Data from the docking of AKE are shown in Table 6 for YOL151w. Three examples found in the literature were simulated [26]. Of these 3 compounds only AKE10 had its stereochemistry incorrectly predicted by the homology model. There is no clear reason why the stereochemistry of AKE10 was incorrectly predicted. YOL151w demonstrated Prelog behavior only for AKE10 and for the other two it demonstrated anti-Prelog behavior. The next class of substrates investigated was BKE (Table 7). Of the four examples that were simulated [26], two compounds (BKE2 and BKE8) had their stereochemistry incorrectly predicted by the homology model. All of these substrates followed Prelog’s rule.

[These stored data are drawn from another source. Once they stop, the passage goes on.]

int fheram_glwe_encrypt_sk(fheram_ctx* c, const fheram_secret* sk, int n_glwe, int size, int k, const int64_t* pt,
                           int pt_size, int pt_col, const int64_t* mask, const int64_t* noise, int64_t* out) {
    if (!c) return FHERAM_ERR_INVALID_ARG;
    if (!mask || !noise || !out || n_glwe <= 0) return fail(c, FHERAM_ERR_INVALID_ARG, "null argument / empty batch");
    if (size < 3 || size > 5) return fail(c, FHERAM_ERR_UNSUPPORTED, "ciphertext size must be 3, 4 or 5 limbs");
    if (pt && (pt_size <= 0 || (pt_col != 0 && pt_col != 1))) return fail(c, FHERAM_ERR_INVALID_ARG, "bad plaintext shape");
    int rc = check_setup_args(c, sk, size, k);
    if (rc != FHERAM_OK) return rc;
    HIPCHK(c, hipSetDevice(c->device));
    const size_t glen = (size_t)size * 2 * N;
    std::vector<int32_t> pre((size_t)n_glwe * glen, 0), pt1;
    if (pt && pt_col == 1) pt1.assign((size_t)n_glwe * size * N, 0);
    const int np = pt ? std::min(pt_size, size) : 0;
    for (int g = 0; g < n_glwe; g++) {
        int32_t* pg = pre.data() + (size_t)g * glen;
        for (int j = 0; j < np; j++) {
            const int64_t* src = pt + ((size_t)g * pt_size + j) * N;
            int32_t* dst = pt_col == 0 ? pg + (size_t)(j * 2) * N : pt1.data() + ((size_t)g * size + j) * N;
            for (int i = 0; i < N; i++) {
                if (src[i] > 65536 || src[i] < -65536) return fail(c, FHERAM_ERR_RANGE, "plaintext limb out of the normalised range [-2^16, 2^16]");
                dst[i] = (int32_t)src[i];
            }
        }
        if (!stage_random(pg, size, k, mask + (size_t)g * size * N, noise + (size_t)g * N))
            return fail(c, FHERAM_ERR_RANGE, "mask limb outside [-2^16, 2^16) or |noise| >= 2^30");
    }
    int32_t* d_ct = nullptr;
    HIPCHK(c, hipMalloc(&d_ct, pre.size() * sizeof(int32_t)));
    rc = encrypt_staged(c, sk->d_hat, d_ct, pre, pt1.empty() ? nullptr : &pt1, n_glwe, size);
    if (rc == FHERAM_OK) rc = download_i64(c, out, d_ct, pre.size());
    hipFree(d_ct);
    return rc;
}

int fheram_glwe_decrypt(fheram_ctx* c, const fheram_secret* sk, int n_glwe, int size, const int64_t* ct, int64_t* pt) {
    if (!c) return FHERAM_ERR_INVALID_ARG;
    if (!ct || !pt || n_glwe <= 0) return fail(c, FHERAM_ERR_INVALID_ARG, "null argument / empty batch");
    if (size < 3 || size > 5) return fail(c, FHERAM_ERR_UNSUPPORTED, "ciphertext size must be 3, 4 or 5 limbs");
    if (!sk || sk->ctx != c) return fail(c, FHERAM_ERR_INVALID_ARG, "secret belongs to another context");
    HIPCHK(c, hipSetDevice(c->device));
    const size_t glen = (size_t)size * 2 * N, total = (size_t)n_glwe * glen;
    int32_t* d_ct = nullptr;
    HIPCHK(c, hipMalloc(&d_ct, total * sizeof(int32_t)));
    int rc = upload_i64(c, d_ct, ct, total);
    if (rc == FHERAM_OK) {
        c->cur = c->stream;
        launch_enc_dyn(c, size, 1, d_ct, sk->d_hat, nullptr, n_glwe);
        std::vector<int32_t> h_i32(total);
        hipError_t e = hipMemcpyAsync(h_i32.data(), d_ct, total * sizeof(int32_t), hipMemcpyDeviceToHost, c->stream);
        if (e == hipSuccess) e = hipStreamSynchronize(c->stream);
        if (e != hipSuccess) rc = fail(c, FHERAM_ERR_DEVICE, std::string("decrypt: ") + hipGetErrorString(e));
        else
            for (int g = 0; g < n_glwe; g++)
                for (int j = 0; j < size; j++)
                    widen(h_i32.data() + (size_t)g * glen + (size_t)(j * 2) * N, pt + ((size_t)g * size + j) * N, N);
    }
    hipFree(d_ct);
    return rc;
}

}
namespace {
struct RamShape { size_t ws, rows, max_addr; int shard, n_shards; };
int ram_encrypt_body(fheram_ctx* c, const fheram_secret* sk, const uint8_t* data, size_t data_len, const int64_t* mask, const int64_t* noise,
                     const RamShape& sh, int32_t* d_rows, bool check_draws) {
    if (!data || !mask || !noise) return fail(c, FHERAM_ERR_INVALID_ARG, "null argument");
    const size_t ws = sh.ws;
    if (data_len % ws != 0) return fail(c, FHERAM_ERR_INVALID_ARG, "invalid data: data.len()%ram_chunks != 0");
    if (data_len / ws != sh.max_addr) return fail(c, FHERAM_ERR_INVALID_ARG, "invalid data: data.len()/ram_chunks != max_addr");
    const int k = (int)c->p.k_glwe_ct, S = fheram_ctx::S_CT;
    int rc = check_setup_args(c, sk, S, k);
    if (rc != FHERAM_OK) return rc;
    const int k_pt = (int)c->p.k_glwe_pt, size_pt = (k_pt + BASE2K - 1) / BASE2K;
    if (k_pt <= 0 || k_pt > 8 + BASE2K || size_pt > S) return fail(c, FHERAM_ERR_UNSUPPORTED, "k_glwe_pt out of range");
    if (check_draws) {
        int64_t bad = 0;
        const size_t n_noise = ws * sh.rows * N, n_mask = n_noise * S;
        for (size_t i = 0; i < n_mask; i++) bad |= (mask[i] > 65535) | (mask[i] < -65536);
        for (size_t i = 0; i < n_noise; i++) bad |= (noise[i] >= NOISE_LIM) | (noise[i] <= -NOISE_LIM);
        if (bad) return fail(c, FHERAM_ERR_RANGE, "mask limb outside [-2^16, 2^16) or |noise| >= 2^30");
    }
    HIPCHK(c, hipSetDevice(c->device));
    const size_t G = fheram_ctx::GLWE, max_addr = sh.max_addr;
    const size_t CH = 256;
    std::vector<int32_t> pre(std::min(CH, sh.rows) * G);
    int32_t limbs[4];
    for (size_t w = 0; w < ws; w++)
        for (size_t x0 = 0; x0 < sh.rows; x0 += CH) {
            const size_t nx = std::min(CH, sh.rows - x0);
            std::fill(pre.begin(), pre.begin() + nx * G, 0);
            for (size_t x = 0; x < nx; x++) {
                const size_t r = (size_t)sh.shard + (x0 + x) * (size_t)sh.n_shards;
                int32_t* pg = pre.data() + x * G;
                for (size_t q = 0; q < (size_t)N; q++) {
                    const size_t a = r * N + q;
                    if (a >= max_addr) break;
                    encode_value((int64_t)(int8_t)data[a * ws + w], k_pt, size_pt, limbs);
                    for (int j = 0; j < size_pt; j++) pg[(size_t)(j * 2) * N + q] = limbs[j];
                }
                const size_t gi = w * sh.rows + x0 + x;
                if (!stage_random(pg, S, k, mask + gi * S * N, noise + gi * N))
                    return fail(c, FHERAM_ERR_RANGE, "mask limb outside [-2^16, 2^16) or |noise| >= 2^30");
            }
            rc = encrypt_staged(c, sk->d_hat, d_rows + (w * sh.rows + x0) * G, pre, nullptr, (int)nx, S);
            if (rc != FHERAM_OK) return rc;
        }
    return FHERAM_OK;
}

struct DigitPlan {
    int n_digits = 0;
    unsigned char rsh[32] = {}, width[32] = {}, lsh[32] = {};
    unsigned char coord_rsh[32] = {}, coord_bits[32] = {};
};
int digits_encrypt_body(fheram_ctx* c, const fheram_secret* sk, uint32_t value, const DigitPlan& pl, const int64_t* mask, const int64_t* noise,
                        int32_t* d_ggsw) {
    const int S = fheram_ctx::S_ADDR, k = (int)c->p.k_ggsw_addr, D = fheram_ctx::DNUM_CT;
    const size_t glen = fheram_ctx::GLWE4;
    const int n = pl.n_digits * D * 2;
    std::vector<int32_t> pre((size_t)n * glen, 0), pt1((size_t)n * S * N, 0);
    int gi = 0;
    for (int d = 0; d < pl.n_digits; d++) {
        const size_t rem_c = ((size_t)value >> pl.coord_rsh[d]) & (((size_t)1 << pl.coord_bits[d]) - 1);
        const bool neg = rem_c != 0;
        const size_t chunk = (((size_t)value >> pl.rsh[d]) & (((size_t)1 << pl.width[d]) - 1)) << pl.lsh[d];
        const size_t pos = (neg && chunk != 0) ? (size_t)N - chunk : chunk;
        const int32_t sgn = (neg && chunk != 0) ? -1 : 1;
        for (int r = 0; r < D; r++)
            for (int ci = 0; ci < 2; ci++, gi++) {
                int32_t* pg = pre.data() + (size_t)gi * glen;
                if (ci == 0) pg[(size_t)(r * 2) * N + pos] = sgn;
                else pt1[((size_t)gi * S + r) * N + pos] = sgn;
                if (!stage_random(pg, S, k, mask + (size_t)gi * S * N, noise + (size_t)gi * N))
                    return fail(c, FHERAM_ERR_RANGE, "mask limb outside [-2^16, 2^16) or |noise| >= 2^30");
            }
    }
    return encrypt_staged(c, sk->d_hat, d_ggsw, pre, &pt1, n, S);
}
}
extern "C" {

int fheram_ram_encrypt_sk(fheram_ctx* c, const fheram_secret* sk, const uint8_t* data, size_t data_len,
                          const int64_t* mask, const int64_t* noise) {
    if (!c) return FHERAM_ERR_INVALID_ARG;
    const int rc = ram_encrypt_body(c, sk, data, data_len, mask, noise, RamShape{(size_t)c->ws, c->rows, (size_t)c->p.max_addr, c->shard, c->n_shards}, c->d_data, false);
    if (rc != FHERAM_OK) return rc;
    c->ram.initialized = true; c->ram.state = false;
    return FHERAM_OK;
}

int fheram_address_encrypt_sk(fheram_ctx* c, const fheram_secret* sk, uint32_t value, const int64_t* mask,
                              const int64_t* noise, fheram_addr** out) {
    if (!c || !out) return FHERAM_ERR_INVALID_ARG;
    *out = nullptr;
    if (!mask || !noise) return fail(c, FHERAM_ERR_INVALID_ARG, "null argument");
    int rc = check_setup_args(c, sk, fheram_ctx::S_ADDR, (int)c->p.k_ggsw_addr);
    if (rc != FHERAM_OK) return rc;
    HIPCHK(c, hipSetDevice(c->device));
    DigitPlan pl;
    unsigned bits = 0;
    for (auto& base1d : c->base2d) {
        unsigned tot = 0, lsh = 0;
        for (int b : base1d) tot += (unsigned)b;
        for (int b : base1d) {
            if (pl.n_digits >= 32) return fail(c, FHERAM_ERR_UNSUPPORTED, "digit plans of more than 32 digits");
            const int d = pl.n_digits++;
            pl.rsh[d] = (unsigned char)(bits + lsh); pl.width[d] = (unsigned char)b; pl.lsh[d] = (unsigned char)lsh;
            pl.coord_rsh[d] = (unsigned char)bits; pl.coord_bits[d] = (unsigned char)tot;
            lsh += (unsigned)b;
        }
        bits += tot;
    }
    if (bits < 32 && ((uint64_t)value >> bits) != 0)
        return fail(c, FHERAM_ERR_INVALID_ARG, "self.base2d.max() > value (address.rs:98): address does not fit the digit plan");
    fheram_addr* a = new fheram_addr{c, nullptr, c->n_digits, c->device};
    hipError_t e = hipMalloc(&a->d_ggsw, (size_t)c->n_digits * fheram_ctx::GGSW * sizeof(int32_t));
    if (e != hipSuccess) { delete a; return fail(c, FHERAM_ERR_DEVICE, std::string("hipMalloc: ") + hipGetErrorString(e)); }
    rc = digits_encrypt_body(c, sk, value, pl, mask, noise, a->d_ggsw);
    if (rc != FHERAM_OK) { fheram_address_destroy(a); return rc; }
    *out = a;
    return FHERAM_OK;
}
int fheram_address_download(fheram_ctx* c, const fheram_addr* a, int64_t* out) {
    if (!c || !out) return FHERAM_ERR_INVALID_ARG;
    if (!a || a->ctx != c) return fail(c, FHERAM_ERR_INVALID_ARG, "address belongs to another context");
    if (a->empty) return fail(c, FHERAM_ERR_INVALID_ARG, "empty address: fheram_address_alloc without fheram_address_derive");
    HIPCHK(c, hipSetDevice(c->device));
    return download_i64(c, out, a->d_ggsw, (size_t)a->n_digits * fheram_ctx::GGSW);
}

Overall for the homology model, 14 compounds were docked and the predicted stereochemistry was compared to the literature values. Using the lowest energy geometries that are also capable of undergoing reaction, 5 were incorrectly predicted. The correlation between enantiomeric excess and energy difference seen in the model is 0.01, and there is a correlation between the lowest energy conformation and major enantiomer seen experimentally; the correlation values is 0.45. This is about twice the failure rate of the model based on the crystal structure of SSCR and is an indication that the homology model is not as reliable as using a known structure. As a result, the determination of the crystal structure of YOL151w would be a significant advancement for modeling this highly promiscuous and synthetically useful enzyme.

4. Conclusion

Two KRED computational models were developed and used to predict the enzyme (SSCR and YOL151w) stereoselectivity for a variety of substrates. For SSCR the crystal structure (PDB ID: 1Y1P) was used to develop the model used in the docking studies. This model proved adequate for predicting the stereochemistry of docked substrates, especially for nonhalogen containing substrates. While predicting the major enantiomer was generally successful, the model could not predict the enantiomeric excess. The second model was a homology model for YOL151w that was based on the crystal structure of the related enzyme (SSCR, 1Y1P). This model was less successful at predicting the stereochemistry resulting from the reduction of carbonyl groups in the enzyme. This is not surprising as building the homology model adds another opportunity for deviations between reality and the model to occur. We plan to build the model for YOL151w from the X-ray structure when it becomes available (attempts are currently being made to obtain the structure).

Conflict of Interests

The authors declare that there is no conflict of interests regarding the publication of this paper.

Acknowledgments

This work was supported by NSF-RUI Grant CHE-0848708 from the Organic and Macromolecular Chemistry Program. Any opinions, findings, and conclusions or recommendations expressed in this material are those of the authors’ and do not necessarily reflect the views of the National Science Foundation.